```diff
@@ -793,17 +809,21 @@
       rc = wait_main(watched, &active);
       if (rc != DVO_HIP_OK) return rc;
       last_active = active;
+      if (active == 0 && more > 0 && step_is_costly && !g_run.pair_list) ctx->empty_costly_steps += more;
+      if (forecast.after_poll(polled, active, held_by_forecast)) ctx->forecast_bubbles += 1;
       if (may_shed && active > 0 && size_t(active) * size_t(ctx->opt_overlap_fraction) <= size_t(n)) {
         rc = tail_shed(level, active);
         if (rc != DVO_HIP_OK) return rc;
         break;
       }
       if (hold && active > 0) {
-        if (list_tails && !g_run.pair_list) {
+        const bool list_forecast = can_list && advice != LevelForecast::kEnqueue && size_t(active) * 8 <= size_t(n);
+        if (((list_tails && hold_observed) || list_forecast) && !g_run.pair_list) {
           int* const own_list = w.tail_list.as<int>() + 2 * align_up(size_t(n), 64);
           launch_mark_stragglers(s, states, n, level, sl.live ? lane_flags : nullptr, own_list, active, true);
           g_run.pair_list = own_list;
           n_run = active;
+          listed_by_forecast = !(list_tails && hold_observed);
         }
         more = std::min(per_sync, per_level - enqueued);
         if (more > 0) {
@@ -814,6 +834,7 @@
       if (active == 0 || more <= 0) break;
       watched = step - 1;
     }
+    forecast.finish();
     if (hand_over && step - 1 <= watched) {
       Range range(kLinsys[level]);
       launch_solver_step(s, states, n, bp.prm, g, partials, ll_partials, ll_blocks, nullptr, d_levels, d_iters, tallies + step, w.host_status + step,
diff --git a/dvo_slam_amd/csrc/step_forecast.h b/dvo_slam_amd/csrc/step_forecast.h
--- /dev/null
+++ b/dvo_slam_amd/csrc/step_forecast.h
@@ -0,0 +1,147 @@
+#pragma once
+
+#include <vector>
+
+namespace dvo_hip {
+
+struct ForecastKey {
+  int w = 0, h = 0, n = 0;
+  int first_level = 0, last_level = 0, max_iterations = 0;
+  double precision = 0.0, mu = 0.0;
+  int use_initial_estimate = 0;
+  int schedule = 0;
+  bool operator==(const ForecastKey& o) const {
+    return w == o.w && h == o.h && n == o.n && first_level == o.first_level && last_level == o.last_level && max_iterations == o.max_iterations &&
+           precision == o.precision && mu == o.mu && use_initial_estimate == o.use_initial_estimate && schedule == o.schedule;
+  }
+};
+
+class StepForecast {
+ public:
+  static constexpr int kBatches = 4;
+  static constexpr int kMinBatches = 2;
+  static constexpr int kMaxEntries = 32;
+
+  struct Entry {
+    ForecastKey key;
+    std::vector<int> active[kBatches];
+    int batches = 0, next = 0;
+    unsigned long long used = 0;
+
+    int predicted_active_after(int steps) const {
+      if (batches < kMinBatches || steps < 1) return -1;
+      int most = 0;
+      for (int b = 0; b < batches; ++b) {
+        const std::vector<int>& a = active[b];
+        if (a.empty()) return -1;
+        int v;
+        if (size_t(steps) <= a.size()) v = a[size_t(steps) - 1];
+        else if (a.back() == 0) v = 0;
+        else return -1;
+        if (v > most) most = v;
+      }
+      return most;
+    }
+    void remember(const std::vector<int>& counts) {
+      active[next] = counts;
+      next = (next + 1) % kBatches;
+      if (batches < kBatches) batches += 1;
+    }
+    void drop() {
+      for (std::vector<int>& a : active) a.clear();
+      batches = next = 0;
+    }
+  };
+
+  const Entry* find(const ForecastKey& key) const {
+    for (const Entry& e : entries_)
+      if (e.key == key) return &e;
+    return nullptr;
+  }
+  int predicted_active_after(const ForecastKey& key, int steps) const {
+    const Entry* e = find(key);
+    return e ? e->predicted_active_after(steps) : -1;
+  }
+  void remember(const ForecastKey& key, const std::vector<int>& counts, bool contradicted = false) {
+    Entry* e = const_cast<Entry*>(find(key));
+    if (!e) {
+      if (int(entries_.size()) < kMaxEntries) {
+        entries_.emplace_back();
+        e = &entries_.back();
+      } else {
+        e = &entries_[0];
+        for (Entry& c : entries_)
+          if (c.used < e->used) e = &c;
+        e->drop();
+      }
+      e->key = key;
+    }
+    if (contradicted) e->drop();
+    e->remember(counts);
+    e->used = ++clock_;
+  }
+  int size() const { return int(entries_.size()); }
+
+ private:
+  std::vector<Entry> entries_;
+  unsigned long long clock_ = 0;
+};
+
+class LevelForecast {
+ public:
+  enum Advice {
+    kEnqueue,
+    kHoldEnded,
+    kHoldFew,
+  };
+
+  LevelForecast(StepForecast* table, const ForecastKey& key) : table_(table), key_(key), n_(key.n) {
+    entry_ = table_ ? table_->find(key_) : nullptr;
+    live_ = entry_ != nullptr && entry_->batches >= StepForecast::kMinBatches;
+  }
+
+  bool live() const { return live_; }
+
+  Advice before_poll(int steps) {
+    advice_ = kEnqueue;
+    if (!live_) return advice_;
+    const int p = entry_->predicted_active_after(steps);
+    if (p < 0 || size_t(p) * 8 > size_t(n_)) return advice_;
+    advice_ = p == 0 ? kHoldEnded : kHoldFew;
+    return advice_;
+  }
+
+  bool after_poll(int steps, int active, bool held) {
+    if (!table_) return false;
+    if (steps >= 1) {
+      const int carried = seen_.empty() ? n_ : seen_.back();
+      if (seen_.size() < size_t(steps)) seen_.resize(size_t(steps), carried);
+      seen_[size_t(steps) - 1] = active;
+    }
+    if (!live_ || !held || advice_ == kEnqueue) return false;
+    const bool miss = advice_ == kHoldEnded ? active > 0 : size_t(active) * 8 > size_t(n_);
+    if (miss) {
+      live_ = false;
+      contradicted_ = true;
+    }
+    return miss;
+  }
+
+  void finish() {
+    if (table_ && !seen_.empty()) table_->remember(key_, seen_, contradicted_);
+    table_ = nullptr;
+    entry_ = nullptr;
+    live_ = false;
+  }
+
+ private:
+  StepForecast* table_;
+  ForecastKey key_;
+  int n_;
+  const StepForecast::Entry* entry_ = nullptr;
+  bool live_ = false, contradicted_ = false;
+  Advice advice_ = kEnqueue;
+  std::vector<int> seen_;
+};
+
+}
```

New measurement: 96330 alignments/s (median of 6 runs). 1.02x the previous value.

= Exercise brief =
All of the entries should be transcribed exactly as they appear.

= Result =
```diff
@@ -793,17 +809,21 @@
       rc = wait_main(watched, &active);
       if (rc != DVO_HIP_OK) return rc;
       last_active = active;
+      if (active == 0 && more > 0 && step_is_costly && !g_run.pair_list) ctx->empty_costly_steps += more;
+      if (forecast.after_poll(polled, active, held_by_forecast)) ctx->forecast_bubbles += 1;
       if (may_shed && active > 0 && size_t(active) * size_t(ctx->opt_overlap_fraction) <= size_t(n)) {
         rc = tail_shed(level, active);
         if (rc != DVO_HIP_OK) return rc;
         break;
       }
       if (hold && active > 0) {
-        if (list_tails && !g_run.pair_list) {
+        const bool list_forecast = can_list && advice != LevelForecast::kEnqueue && size_t(active) * 8 <= size_t(n);
+        if (((list_tails && hold_observed) || list_forecast) && !g_run.pair_list) {
           int* const own_list = w.tail_list.as<int>() + 2 * align_up(size_t(n), 64);
           launch_mark_stragglers(s, states, n, level, sl.live ? lane_flags : nullptr, own_list, active, true);
           g_run.pair_list = own_list;
           n_run = active;
+          listed_by_forecast = !(list_tails && hold_observed);
         }
         more = std::min(per_sync, per_level - enqueued);
         if (more > 0) {
@@ -814,6 +834,7 @@
       if (active == 0 || more <= 0) break;
       watched = step - 1;
     }
+    forecast.finish();
     if (hand_over && step - 1 <= watched) {
       Range range(kLinsys[level]);
       launch_solver_step(s, states, n, bp.prm, g, partials, ll_partials, ll_blocks, nullptr, d_levels, d_iters, tallies + step, w.host_status + step,
diff --git a/dvo_slam_amd/csrc/step_forecast.h b/dvo_slam_amd/csrc/step_forecast.h
--- /dev/null
+++ b/dvo_slam_amd/csrc/step_forecast.h
@@ -0,0 +1,147 @@
+#pragma once
+
+#include <vector>
+
+namespace dvo_hip {
+
+struct ForecastKey {
+  int w = 0, h = 0, n = 0;
+  int first_level = 0, last_level = 0, max_iterations = 0;
+  double precision = 0.0, mu = 0.0;
+  int use_initial_estimate = 0;
+  int schedule = 0;
+  bool operator==(const ForecastKey& o) const {
+    return w == o.w && h == o.h && n == o.n && first_level == o.first_level && last_level == o.last_level && max_iterations == o.max_iterations &&
+           precision == o.precision && mu == o.mu && use_initial_estimate == o.use_initial_estimate && schedule == o.schedule;
+  }
+};
+
+class StepForecast {
+ public:
+  static constexpr int kBatches = 4;
+  static constexpr int kMinBatches = 2;
+  static constexpr int kMaxEntries = 32;
+
+  struct Entry {
+    ForecastKey key;
+    std::vector<int> active[kBatches];
+    int batches = 0, next = 0;
+    unsigned long long used = 0;
+
+    int predicted_active_after(int steps) const {
+      if (batches < kMinBatches || steps < 1) return -1;
+      int most = 0;
+      for (int b = 0; b < batches; ++b) {
+        const std::vector<int>& a = active[b];
+        if (a.empty()) return -1;
+        int v;
+        if (size_t(steps) <= a.size()) v = a[size_t(steps) - 1];
+        else if (a.back() == 0) v = 0;
+        else return -1;
+        if (v > most) most = v;
+      }
+      return most;
+    }
+    void remember(const std::vector<int>& counts) {
+      active[next] = counts;
+      next = (next + 1) % kBatches;
+      if (batches < kBatches) batches += 1;
+    }
+    void drop() {
+      for (std::vector<int>& a : active) a.clear();
+      batches = next = 0;
+    }
+  };
+
+  const Entry* find(const ForecastKey& key) const {
+    for (const Entry& e : entries_)
+      if (e.key == key) return &e;
+    return nullptr;
+  }
+  int predicted_active_after(const ForecastKey& key, int steps) const {
+    const Entry* e = find(key);
+    return e ? e->predicted_active_after(steps) : -1;
+  }
+  void remember(const ForecastKey& key, const std::vector<int>& counts, bool contradicted = false) {
+    Entry* e = const_cast<Entry*>(find(key));
+    if (!e) {
+      if (int(entries_.size()) < kMaxEntries) {
+        entries_.emplace_back();
+        e = &entries_.back();
+      } else {
+        e = &entries_[0];
+        for (Entry& c : entries_)
+          if (c.used < e->used) e = &c;
+        e->drop();
+      }
+      e->key = key;
+    }
+    if (contradicted) e->drop();
+    e->remember(counts);
+    e->used = ++clock_;
+  }
+  int size() const { return int(entries_.size()); }
+
+ private:
+  std::vector<Entry> entries_;
+  unsigned long long clock_ = 0;
+};
+
+class LevelForecast {
+ public:
+  enum Advice {
+    kEnqueue,
+    kHoldEnded,
+    kHoldFew,
+  };
+
+  LevelForecast(StepForecast* table, const ForecastKey& key) : table_(table), key_(key), n_(key.n) {
+    entry_ = table_ ? table_->find(key_) : nullptr;
+    live_ = entry_ != nullptr && entry_->batches >= StepForecast::kMinBatches;
+  }
+
+  bool live() const { return live_; }
+
+  Advice before_poll(int steps) {
+    advice_ = kEnqueue;
+    if (!live_) return advice_;
+    const int p = entry_->predicted_active_after(steps);
+    if (p < 0 || size_t(p) * 8 > size_t(n_)) return advice_;
+    advice_ = p == 0 ? kHoldEnded : kHoldFew;
+    return advice_;
+  }
+
+  bool after_poll(int steps, int active, bool held) {
+    if (!table_) return false;
+    if (steps >= 1) {
+      const int carried = seen_.empty() ? n_ : seen_.back();
+      if (seen_.size() < size_t(steps)) seen_.resize(size_t(steps), carried);
+      seen_[size_t(steps) - 1] = active;
+    }
+    if (!live_ || !held || advice_ == kEnqueue) return false;
+    const bool miss = advice_ == kHoldEnded ? active > 0 : size_t(active) * 8 > size_t(n_);
+    if (miss) {
+      live_ = false;
+      contradicted_ = true;
+    }
+    return miss;
+  }
+
+  void finish() {
+    if (table_ && !seen_.empty()) table_->remember(key_, seen_, contradicted_);
+    table_ = nullptr;
+    entry_ = nullptr;
+    live_ = false;
+  }
+
+ private:
+  StepForecast* table_;
+  ForecastKey key_;
+  int n_;
+  const StepForecast::Entry* entry_ = nullptr;
+  bool live_ = false, contradicted_ = false;
+  Advice advice_ = kEnqueue;
+  std::vector<int> seen_;
+};
+
+}
```

New measurement: 96330 alignments/s (median of 6 runs). 1.02x the previous value.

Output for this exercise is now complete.